§ **Exercise data**:
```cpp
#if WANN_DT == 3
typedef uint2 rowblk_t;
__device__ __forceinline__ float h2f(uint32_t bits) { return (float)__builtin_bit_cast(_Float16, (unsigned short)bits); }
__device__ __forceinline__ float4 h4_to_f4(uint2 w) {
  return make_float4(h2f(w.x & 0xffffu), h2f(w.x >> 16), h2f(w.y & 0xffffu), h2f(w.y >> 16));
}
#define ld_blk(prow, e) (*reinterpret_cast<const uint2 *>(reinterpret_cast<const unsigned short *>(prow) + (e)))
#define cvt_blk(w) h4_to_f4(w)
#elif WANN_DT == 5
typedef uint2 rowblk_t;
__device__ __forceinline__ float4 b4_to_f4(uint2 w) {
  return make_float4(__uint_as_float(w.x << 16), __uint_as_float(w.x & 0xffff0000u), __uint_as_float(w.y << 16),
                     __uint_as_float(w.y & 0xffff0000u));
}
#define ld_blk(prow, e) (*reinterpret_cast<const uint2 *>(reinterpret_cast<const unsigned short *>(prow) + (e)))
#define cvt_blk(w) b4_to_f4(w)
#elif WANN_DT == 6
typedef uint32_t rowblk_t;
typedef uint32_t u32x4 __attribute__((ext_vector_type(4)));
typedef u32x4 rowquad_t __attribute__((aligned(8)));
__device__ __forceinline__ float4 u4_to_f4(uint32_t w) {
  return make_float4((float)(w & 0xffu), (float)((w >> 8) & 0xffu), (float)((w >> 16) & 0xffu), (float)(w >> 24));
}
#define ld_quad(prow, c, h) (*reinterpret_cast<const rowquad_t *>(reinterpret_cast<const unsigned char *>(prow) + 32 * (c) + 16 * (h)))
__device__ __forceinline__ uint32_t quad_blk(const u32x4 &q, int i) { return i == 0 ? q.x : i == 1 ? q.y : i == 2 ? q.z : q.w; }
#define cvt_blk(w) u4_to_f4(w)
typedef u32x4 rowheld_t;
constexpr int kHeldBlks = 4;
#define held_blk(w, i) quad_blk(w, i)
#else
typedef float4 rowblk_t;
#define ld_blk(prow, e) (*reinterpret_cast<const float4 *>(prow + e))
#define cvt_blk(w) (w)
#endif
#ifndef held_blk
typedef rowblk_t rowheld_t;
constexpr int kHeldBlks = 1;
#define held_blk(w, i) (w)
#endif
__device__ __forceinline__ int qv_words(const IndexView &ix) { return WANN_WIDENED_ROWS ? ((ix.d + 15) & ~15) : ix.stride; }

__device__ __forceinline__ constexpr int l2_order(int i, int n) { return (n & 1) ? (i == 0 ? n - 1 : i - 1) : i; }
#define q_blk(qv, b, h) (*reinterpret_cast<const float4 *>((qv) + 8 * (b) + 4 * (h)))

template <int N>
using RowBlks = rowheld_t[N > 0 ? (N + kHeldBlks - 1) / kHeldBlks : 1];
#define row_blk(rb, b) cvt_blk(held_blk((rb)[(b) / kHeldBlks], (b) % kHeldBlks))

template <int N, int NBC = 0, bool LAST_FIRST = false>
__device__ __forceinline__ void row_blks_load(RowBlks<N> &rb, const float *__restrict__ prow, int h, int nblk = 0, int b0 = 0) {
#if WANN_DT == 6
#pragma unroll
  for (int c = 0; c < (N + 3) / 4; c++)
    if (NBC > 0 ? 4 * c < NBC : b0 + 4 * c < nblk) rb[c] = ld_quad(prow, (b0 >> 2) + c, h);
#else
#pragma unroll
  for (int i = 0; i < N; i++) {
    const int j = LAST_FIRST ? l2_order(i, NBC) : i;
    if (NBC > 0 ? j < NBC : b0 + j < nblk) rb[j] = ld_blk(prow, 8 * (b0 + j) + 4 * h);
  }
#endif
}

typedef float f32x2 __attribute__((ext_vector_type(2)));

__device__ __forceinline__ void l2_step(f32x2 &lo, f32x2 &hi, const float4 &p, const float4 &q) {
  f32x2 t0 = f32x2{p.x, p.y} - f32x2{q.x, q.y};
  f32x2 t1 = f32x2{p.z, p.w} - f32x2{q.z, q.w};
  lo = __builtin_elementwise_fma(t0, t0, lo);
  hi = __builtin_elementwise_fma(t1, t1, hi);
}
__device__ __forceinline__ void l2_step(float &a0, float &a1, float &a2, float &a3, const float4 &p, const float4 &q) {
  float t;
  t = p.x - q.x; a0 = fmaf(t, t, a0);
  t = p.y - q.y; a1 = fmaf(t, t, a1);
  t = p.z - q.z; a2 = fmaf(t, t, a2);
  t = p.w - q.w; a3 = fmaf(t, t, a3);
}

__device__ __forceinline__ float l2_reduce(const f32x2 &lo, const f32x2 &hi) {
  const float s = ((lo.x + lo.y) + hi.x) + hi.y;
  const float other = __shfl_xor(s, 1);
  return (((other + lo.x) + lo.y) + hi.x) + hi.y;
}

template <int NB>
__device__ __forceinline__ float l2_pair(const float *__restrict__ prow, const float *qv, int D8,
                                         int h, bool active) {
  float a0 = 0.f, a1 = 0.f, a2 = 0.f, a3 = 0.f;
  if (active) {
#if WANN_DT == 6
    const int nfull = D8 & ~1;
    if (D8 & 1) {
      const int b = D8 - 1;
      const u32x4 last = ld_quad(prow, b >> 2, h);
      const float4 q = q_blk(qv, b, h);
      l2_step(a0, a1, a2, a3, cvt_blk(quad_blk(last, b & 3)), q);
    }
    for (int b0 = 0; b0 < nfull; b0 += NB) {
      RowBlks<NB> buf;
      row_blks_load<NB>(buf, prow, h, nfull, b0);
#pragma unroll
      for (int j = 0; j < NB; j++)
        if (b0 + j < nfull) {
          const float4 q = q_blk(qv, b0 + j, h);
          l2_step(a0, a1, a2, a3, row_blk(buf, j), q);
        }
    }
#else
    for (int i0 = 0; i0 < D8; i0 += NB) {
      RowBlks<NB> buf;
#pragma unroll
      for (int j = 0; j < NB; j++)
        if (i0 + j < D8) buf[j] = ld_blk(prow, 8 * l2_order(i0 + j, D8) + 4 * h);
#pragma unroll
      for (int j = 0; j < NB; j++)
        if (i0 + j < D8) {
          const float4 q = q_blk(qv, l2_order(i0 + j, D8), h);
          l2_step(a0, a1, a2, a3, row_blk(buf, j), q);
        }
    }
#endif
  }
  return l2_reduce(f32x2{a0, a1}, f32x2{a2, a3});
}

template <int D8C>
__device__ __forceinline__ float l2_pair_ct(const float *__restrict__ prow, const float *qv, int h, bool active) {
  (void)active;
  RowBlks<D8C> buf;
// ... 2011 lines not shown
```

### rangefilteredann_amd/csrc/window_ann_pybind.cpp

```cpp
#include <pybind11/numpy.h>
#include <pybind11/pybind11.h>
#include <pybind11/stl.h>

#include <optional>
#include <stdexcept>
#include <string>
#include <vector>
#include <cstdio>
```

---

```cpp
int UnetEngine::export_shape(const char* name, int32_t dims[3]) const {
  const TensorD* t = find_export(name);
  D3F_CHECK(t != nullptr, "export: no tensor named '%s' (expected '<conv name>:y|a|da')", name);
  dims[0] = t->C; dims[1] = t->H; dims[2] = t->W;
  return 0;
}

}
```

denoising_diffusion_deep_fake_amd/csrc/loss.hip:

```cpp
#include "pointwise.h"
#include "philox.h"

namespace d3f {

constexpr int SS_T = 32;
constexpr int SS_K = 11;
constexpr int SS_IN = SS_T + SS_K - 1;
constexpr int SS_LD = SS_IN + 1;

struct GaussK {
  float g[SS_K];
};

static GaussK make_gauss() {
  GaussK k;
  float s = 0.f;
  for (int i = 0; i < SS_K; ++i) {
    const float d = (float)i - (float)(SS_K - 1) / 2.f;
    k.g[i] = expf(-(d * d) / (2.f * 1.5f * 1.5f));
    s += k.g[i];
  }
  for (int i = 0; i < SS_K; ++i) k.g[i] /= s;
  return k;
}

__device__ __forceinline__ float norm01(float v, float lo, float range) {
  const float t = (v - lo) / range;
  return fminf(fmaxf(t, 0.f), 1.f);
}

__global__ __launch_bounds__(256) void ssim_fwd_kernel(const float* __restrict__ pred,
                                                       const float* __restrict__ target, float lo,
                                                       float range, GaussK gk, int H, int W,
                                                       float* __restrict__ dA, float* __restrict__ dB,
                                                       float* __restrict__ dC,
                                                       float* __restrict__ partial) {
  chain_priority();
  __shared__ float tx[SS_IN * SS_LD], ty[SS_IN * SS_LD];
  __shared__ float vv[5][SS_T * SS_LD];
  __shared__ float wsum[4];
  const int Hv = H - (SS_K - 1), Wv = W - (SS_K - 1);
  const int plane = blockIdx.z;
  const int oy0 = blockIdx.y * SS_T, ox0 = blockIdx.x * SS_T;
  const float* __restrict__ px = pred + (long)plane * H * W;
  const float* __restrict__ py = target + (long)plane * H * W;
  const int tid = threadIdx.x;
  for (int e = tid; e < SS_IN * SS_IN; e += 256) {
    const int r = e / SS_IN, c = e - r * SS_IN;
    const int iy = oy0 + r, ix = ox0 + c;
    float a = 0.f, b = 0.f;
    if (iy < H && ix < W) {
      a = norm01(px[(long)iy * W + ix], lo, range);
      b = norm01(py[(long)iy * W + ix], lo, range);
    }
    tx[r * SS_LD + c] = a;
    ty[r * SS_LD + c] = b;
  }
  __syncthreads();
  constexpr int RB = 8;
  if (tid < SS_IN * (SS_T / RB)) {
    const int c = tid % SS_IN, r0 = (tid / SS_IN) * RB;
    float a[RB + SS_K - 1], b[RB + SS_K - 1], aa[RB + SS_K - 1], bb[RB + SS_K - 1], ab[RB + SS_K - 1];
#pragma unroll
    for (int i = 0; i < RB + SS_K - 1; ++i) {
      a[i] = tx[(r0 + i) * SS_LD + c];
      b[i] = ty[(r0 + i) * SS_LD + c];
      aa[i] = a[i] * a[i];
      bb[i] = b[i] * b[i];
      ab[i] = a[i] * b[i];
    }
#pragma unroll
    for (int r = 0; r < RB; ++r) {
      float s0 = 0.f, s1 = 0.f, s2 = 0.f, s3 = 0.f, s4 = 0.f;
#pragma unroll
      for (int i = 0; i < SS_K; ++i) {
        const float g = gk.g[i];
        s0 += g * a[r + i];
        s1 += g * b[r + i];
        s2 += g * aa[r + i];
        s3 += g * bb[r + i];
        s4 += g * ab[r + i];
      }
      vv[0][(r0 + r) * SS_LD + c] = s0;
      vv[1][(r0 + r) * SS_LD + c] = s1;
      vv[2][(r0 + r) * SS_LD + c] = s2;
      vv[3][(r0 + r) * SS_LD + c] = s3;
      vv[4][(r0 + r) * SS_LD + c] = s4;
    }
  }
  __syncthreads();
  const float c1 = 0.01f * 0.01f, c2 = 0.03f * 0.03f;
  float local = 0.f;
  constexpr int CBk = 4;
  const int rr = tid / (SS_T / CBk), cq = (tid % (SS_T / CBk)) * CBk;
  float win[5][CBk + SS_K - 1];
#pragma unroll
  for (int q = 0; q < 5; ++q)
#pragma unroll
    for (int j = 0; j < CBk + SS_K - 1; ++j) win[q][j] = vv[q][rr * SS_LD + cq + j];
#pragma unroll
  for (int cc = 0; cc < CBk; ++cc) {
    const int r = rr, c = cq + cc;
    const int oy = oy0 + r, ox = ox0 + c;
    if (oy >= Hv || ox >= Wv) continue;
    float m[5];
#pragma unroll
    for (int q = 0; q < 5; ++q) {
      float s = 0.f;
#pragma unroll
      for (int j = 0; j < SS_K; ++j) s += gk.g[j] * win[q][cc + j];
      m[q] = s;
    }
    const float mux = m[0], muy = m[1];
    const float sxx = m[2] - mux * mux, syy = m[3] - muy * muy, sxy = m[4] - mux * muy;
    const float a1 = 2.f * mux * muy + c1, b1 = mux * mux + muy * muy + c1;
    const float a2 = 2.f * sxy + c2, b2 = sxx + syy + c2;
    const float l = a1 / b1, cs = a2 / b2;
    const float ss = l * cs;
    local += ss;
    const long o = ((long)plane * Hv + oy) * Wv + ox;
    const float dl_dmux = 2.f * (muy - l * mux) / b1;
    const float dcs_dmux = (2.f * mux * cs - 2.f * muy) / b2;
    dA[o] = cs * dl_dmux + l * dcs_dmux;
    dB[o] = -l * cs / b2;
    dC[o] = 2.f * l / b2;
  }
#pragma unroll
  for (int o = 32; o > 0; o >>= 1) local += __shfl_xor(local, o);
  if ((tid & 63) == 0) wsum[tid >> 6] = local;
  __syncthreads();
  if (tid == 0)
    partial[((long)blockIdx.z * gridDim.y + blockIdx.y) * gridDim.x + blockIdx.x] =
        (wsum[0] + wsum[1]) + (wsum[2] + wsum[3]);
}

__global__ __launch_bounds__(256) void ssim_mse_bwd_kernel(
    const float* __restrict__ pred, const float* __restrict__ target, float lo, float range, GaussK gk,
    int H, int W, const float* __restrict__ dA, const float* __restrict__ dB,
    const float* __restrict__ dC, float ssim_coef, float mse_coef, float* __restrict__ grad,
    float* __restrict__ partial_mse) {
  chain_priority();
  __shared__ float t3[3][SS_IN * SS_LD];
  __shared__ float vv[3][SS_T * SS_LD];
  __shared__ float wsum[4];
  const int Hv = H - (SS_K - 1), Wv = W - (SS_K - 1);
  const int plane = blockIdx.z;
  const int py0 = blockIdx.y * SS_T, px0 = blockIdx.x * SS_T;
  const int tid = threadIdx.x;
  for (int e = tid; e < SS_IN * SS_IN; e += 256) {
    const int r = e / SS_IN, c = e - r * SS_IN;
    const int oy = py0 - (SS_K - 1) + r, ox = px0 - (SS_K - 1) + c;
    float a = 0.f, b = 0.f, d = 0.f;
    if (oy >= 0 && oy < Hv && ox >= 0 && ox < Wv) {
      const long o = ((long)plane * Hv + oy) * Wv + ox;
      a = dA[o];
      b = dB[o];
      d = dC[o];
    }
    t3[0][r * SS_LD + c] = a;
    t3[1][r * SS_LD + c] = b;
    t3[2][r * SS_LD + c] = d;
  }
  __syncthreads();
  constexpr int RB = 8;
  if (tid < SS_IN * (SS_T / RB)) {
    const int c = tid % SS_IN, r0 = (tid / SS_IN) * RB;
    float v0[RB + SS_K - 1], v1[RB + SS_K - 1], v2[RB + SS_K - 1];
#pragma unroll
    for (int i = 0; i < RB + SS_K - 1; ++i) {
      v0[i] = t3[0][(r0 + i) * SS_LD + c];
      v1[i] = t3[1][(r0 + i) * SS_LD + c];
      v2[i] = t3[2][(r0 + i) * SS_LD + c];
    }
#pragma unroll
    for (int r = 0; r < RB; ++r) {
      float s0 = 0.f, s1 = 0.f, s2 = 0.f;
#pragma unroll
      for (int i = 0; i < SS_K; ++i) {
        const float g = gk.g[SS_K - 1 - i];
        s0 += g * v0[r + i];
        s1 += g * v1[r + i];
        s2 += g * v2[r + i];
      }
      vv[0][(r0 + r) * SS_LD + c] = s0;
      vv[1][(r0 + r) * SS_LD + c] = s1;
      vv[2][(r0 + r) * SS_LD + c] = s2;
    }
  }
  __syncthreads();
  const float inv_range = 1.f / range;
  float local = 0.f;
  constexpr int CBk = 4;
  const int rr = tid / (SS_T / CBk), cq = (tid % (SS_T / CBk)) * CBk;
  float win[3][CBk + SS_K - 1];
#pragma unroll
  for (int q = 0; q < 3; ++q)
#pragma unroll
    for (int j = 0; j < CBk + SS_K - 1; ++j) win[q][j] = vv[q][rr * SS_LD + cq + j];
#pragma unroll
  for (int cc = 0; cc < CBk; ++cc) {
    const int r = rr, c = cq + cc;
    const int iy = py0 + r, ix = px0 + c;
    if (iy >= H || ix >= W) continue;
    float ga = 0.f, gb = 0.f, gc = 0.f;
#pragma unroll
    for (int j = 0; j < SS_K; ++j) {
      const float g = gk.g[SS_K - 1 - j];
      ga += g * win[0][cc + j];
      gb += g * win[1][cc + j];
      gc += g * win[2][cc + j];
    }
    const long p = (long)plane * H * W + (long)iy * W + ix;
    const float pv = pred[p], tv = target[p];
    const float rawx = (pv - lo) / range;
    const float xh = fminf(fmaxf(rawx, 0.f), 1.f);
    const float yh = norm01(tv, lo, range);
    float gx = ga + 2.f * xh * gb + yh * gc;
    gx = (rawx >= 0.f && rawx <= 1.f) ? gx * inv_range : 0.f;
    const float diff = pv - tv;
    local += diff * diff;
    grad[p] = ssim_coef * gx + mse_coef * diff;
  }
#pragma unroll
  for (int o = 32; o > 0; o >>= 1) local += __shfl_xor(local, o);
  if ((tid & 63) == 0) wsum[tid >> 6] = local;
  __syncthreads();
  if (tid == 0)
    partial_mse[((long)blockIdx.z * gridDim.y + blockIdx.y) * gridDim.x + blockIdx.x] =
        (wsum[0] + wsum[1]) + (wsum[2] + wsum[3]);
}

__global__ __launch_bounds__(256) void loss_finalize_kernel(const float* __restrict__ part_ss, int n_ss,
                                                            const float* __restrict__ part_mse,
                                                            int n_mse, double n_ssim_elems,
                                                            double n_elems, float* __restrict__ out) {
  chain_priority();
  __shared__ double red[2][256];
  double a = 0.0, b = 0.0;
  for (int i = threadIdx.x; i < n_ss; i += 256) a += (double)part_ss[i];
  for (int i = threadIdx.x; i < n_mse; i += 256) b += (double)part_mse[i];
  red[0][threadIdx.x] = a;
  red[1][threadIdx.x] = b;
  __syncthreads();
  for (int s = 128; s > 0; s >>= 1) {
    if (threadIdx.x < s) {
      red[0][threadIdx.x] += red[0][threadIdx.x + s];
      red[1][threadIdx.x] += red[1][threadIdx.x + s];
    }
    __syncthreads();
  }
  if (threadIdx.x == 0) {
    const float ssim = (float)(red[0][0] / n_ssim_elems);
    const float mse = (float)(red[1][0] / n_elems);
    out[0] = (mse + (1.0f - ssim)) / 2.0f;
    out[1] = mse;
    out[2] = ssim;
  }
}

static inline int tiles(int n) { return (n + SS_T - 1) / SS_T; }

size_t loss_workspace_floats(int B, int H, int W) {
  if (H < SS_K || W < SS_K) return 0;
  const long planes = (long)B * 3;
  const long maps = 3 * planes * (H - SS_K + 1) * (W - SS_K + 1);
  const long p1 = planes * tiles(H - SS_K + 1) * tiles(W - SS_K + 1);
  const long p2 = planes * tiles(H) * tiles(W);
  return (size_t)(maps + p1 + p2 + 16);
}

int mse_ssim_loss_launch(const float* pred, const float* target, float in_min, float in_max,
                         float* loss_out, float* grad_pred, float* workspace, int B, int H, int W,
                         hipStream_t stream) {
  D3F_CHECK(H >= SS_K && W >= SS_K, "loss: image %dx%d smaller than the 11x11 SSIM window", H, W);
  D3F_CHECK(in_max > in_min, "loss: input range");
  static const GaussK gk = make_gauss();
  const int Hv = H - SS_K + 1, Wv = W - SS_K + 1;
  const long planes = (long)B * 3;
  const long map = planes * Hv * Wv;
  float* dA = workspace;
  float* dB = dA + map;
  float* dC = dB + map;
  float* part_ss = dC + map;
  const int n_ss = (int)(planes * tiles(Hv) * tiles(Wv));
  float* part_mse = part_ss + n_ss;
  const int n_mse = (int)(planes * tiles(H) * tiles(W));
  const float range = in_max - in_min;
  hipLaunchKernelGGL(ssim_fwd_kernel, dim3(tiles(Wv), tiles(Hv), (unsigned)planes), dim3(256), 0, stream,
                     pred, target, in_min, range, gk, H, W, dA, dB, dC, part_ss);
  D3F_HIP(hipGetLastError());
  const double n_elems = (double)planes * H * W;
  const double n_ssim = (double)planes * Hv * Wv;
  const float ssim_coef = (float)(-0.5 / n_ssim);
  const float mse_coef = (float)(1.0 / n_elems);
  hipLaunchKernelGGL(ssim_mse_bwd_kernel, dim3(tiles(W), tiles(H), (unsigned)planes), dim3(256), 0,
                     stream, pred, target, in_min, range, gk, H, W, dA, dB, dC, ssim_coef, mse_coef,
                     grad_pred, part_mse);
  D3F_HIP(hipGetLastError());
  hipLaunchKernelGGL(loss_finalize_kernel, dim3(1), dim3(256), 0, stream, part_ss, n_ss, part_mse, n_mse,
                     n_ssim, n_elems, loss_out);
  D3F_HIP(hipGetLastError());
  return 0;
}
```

§ **The problem**: Number of lines holding the word "RowBlks" in the material: give this value and nothing more.

§ **Output for this task**: 5